Task goal: Whenever the word "precision" appears in a line of the listing, copy that line.

---+---

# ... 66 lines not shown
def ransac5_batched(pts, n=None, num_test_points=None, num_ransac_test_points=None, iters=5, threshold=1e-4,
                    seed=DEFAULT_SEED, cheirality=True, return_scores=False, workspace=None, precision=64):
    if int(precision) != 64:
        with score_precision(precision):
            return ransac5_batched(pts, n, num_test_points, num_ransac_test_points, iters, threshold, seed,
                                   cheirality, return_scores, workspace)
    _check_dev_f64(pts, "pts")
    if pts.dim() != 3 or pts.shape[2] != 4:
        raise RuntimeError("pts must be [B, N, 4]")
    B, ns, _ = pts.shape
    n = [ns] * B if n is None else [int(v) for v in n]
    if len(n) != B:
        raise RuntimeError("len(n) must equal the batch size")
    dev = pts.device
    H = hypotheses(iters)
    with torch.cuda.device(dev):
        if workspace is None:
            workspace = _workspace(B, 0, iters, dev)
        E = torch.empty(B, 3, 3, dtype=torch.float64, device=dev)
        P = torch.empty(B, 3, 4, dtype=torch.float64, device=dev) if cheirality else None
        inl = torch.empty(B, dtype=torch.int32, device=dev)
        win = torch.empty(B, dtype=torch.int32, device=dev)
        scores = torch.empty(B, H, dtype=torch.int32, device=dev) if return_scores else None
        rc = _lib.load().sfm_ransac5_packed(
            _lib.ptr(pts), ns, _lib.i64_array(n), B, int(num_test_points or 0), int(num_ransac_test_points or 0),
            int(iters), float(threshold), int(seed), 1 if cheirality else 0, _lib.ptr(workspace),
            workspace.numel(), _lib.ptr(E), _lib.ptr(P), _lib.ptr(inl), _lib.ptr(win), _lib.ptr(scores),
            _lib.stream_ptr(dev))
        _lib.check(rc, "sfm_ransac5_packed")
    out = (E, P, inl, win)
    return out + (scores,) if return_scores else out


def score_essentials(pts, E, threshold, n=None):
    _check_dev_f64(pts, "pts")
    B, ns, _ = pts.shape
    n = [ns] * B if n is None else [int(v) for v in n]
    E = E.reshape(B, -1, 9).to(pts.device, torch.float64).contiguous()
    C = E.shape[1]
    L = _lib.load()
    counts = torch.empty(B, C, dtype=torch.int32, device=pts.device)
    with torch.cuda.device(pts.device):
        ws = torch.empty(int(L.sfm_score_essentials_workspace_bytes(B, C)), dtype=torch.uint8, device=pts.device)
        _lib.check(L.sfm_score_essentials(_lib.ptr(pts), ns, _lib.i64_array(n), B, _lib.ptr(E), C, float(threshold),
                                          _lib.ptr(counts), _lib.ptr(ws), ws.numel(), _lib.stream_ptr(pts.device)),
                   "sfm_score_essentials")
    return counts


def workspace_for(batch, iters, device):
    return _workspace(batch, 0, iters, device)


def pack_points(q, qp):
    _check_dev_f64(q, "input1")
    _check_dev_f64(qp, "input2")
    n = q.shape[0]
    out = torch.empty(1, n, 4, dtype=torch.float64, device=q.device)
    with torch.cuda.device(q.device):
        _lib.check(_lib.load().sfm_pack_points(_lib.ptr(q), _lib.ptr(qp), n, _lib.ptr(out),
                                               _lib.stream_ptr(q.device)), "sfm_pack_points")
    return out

---+---

Task answer:
                    seed=DEFAULT_SEED, cheirality=True, return_scores=False, workspace=None, precision=64):
    if int(precision) != 64:
        with score_precision(precision):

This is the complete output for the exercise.